Chapter 10 examines how ambiguity in campaign promises affects electoral accountability. Building on the previous chapter’s findings that political parties often employ vague language to manage constraints, this chapter evaluates whether such ambiguity allows parties to avoid punishment when pledges are unfulfilled. Drawing on a combination of original survey experiments and cross-national observational data, the analysis shows that voters are generally less likely to punish broken promises when they were made ambiguously. Ambiguity thus serves as a strategic tool that helps parties obscure responsibility and minimize electoral costs, highlighting the trade-off between strategic communication and democratic responsiveness.
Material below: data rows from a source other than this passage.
__global__ __launch_bounds__(256) void preprocess_kernel(const uint8_t *__restrict__ img, int h, int w, int size,
                                                          const int *__restrict__ bh, const int *__restrict__ ch, int ksh,
                                                          const int *__restrict__ bv, const int *__restrict__ cv, int ksv,
                                                          float *__restrict__ out) {
    __shared__ uint8_t tmp[MAXR][TX][3];
    __shared__ float lut[3][256];
    const int tid = threadIdx.x;
    const long long f = blockIdx.z;
    const int x0 = blockIdx.x * TX, y0 = blockIdx.y * TY;
    const int ty1 = min(y0 + TY, size) - 1;
    const int rmin = bv[2 * y0], rmax = bv[2 * ty1] + bv[2 * ty1 + 1];
    const int nrows = rmax - rmin;
    const uint8_t *src = img + f * h * w * 3;
    {
        const float mean[3] = {0.485f, 0.456f, 0.406f}, sd[3] = {0.229f, 0.224f, 0.225f};
#pragma unroll
        for (int c = 0; c < 3; c++) lut[c][tid] = ((float)tid / 255.0f - mean[c]) / sd[c];
    }
    for (int it = tid; it < nrows * TX; it += 256) {
        const int rr = it / TX, xx = it % TX;
        const int ox = x0 + xx;
        if (ox < size) {
            const int xmin = bh[2 * ox], xn = bh[2 * ox + 1];
            const int *k = ch + (long long)ox * ksh;
            const uint8_t *p = src + ((long long)(rmin + rr) * w + xmin) * 3;
            int s0 = 1 << (PREC - 1), s1 = s0, s2 = s0;
            for (int t = 0; t < xn; t++) {
                const int kk = k[t];
                s0 += p[3 * t] * kk;
                s1 += p[3 * t + 1] * kk;
                s2 += p[3 * t + 2] * kk;
            }
            tmp[rr][xx][0] = (uint8_t)clip8(s0);
            tmp[rr][xx][1] = (uint8_t)clip8(s1);
            tmp[rr][xx][2] = (uint8_t)clip8(s2);
        }
    }
    __syncthreads();
    const long long plane = (long long)size * size;
    for (int it = tid; it < TY * TX * 3; it += 256) {
        const int c = it / (TY * TX), rem = it % (TY * TX), yy = rem / TX, xx = rem % TX;
        const int oy = y0 + yy, ox = x0 + xx;
        if (oy < size && ox < size) {
            const int ymin = bv[2 * oy] - rmin, yn = bv[2 * oy + 1];
            const int *k = cv + (long long)oy * ksv;
            int s = 1 << (PREC - 1);
            for (int t = 0; t < yn; t++) s += tmp[ymin + t][xx][c] * k[t];
            out[(f * 3 + c) * plane + (long long)oy * size + ox] = lut[c][clip8(s)];
        }
    }
}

This chapter examines how conservative parties strategically adapt their political appeals in response to the constraints imposed by globalization. Confronted with the challenge of reconciling their long-standing commitments to market liberalism with rising voter demands for protection and control, these parties increasingly adopt populist rhetoric to reshape the terms of political competition. Rather than abandoning core economic positions, conservative parties shift their emphasis to anti-elite, nationalist, and antiglobalist themes, recasting political debates around identity, sovereignty, and cultural belonging. These rhetorical strategies allow them to deflect attention from unpopular policy continuities and channel voter discontent away from economic grievances and toward external threats or internal scapegoats. The chapter argues that this populist turn reflects a calculated political adaptation rather than ideological transformation. It highlights how globalization not only reshapes the policy space available to democratic governments but also incentivizes new forms of narrative construction and voter persuasion, particularly among mainstream parties seeking to preserve broad electoral coalitions.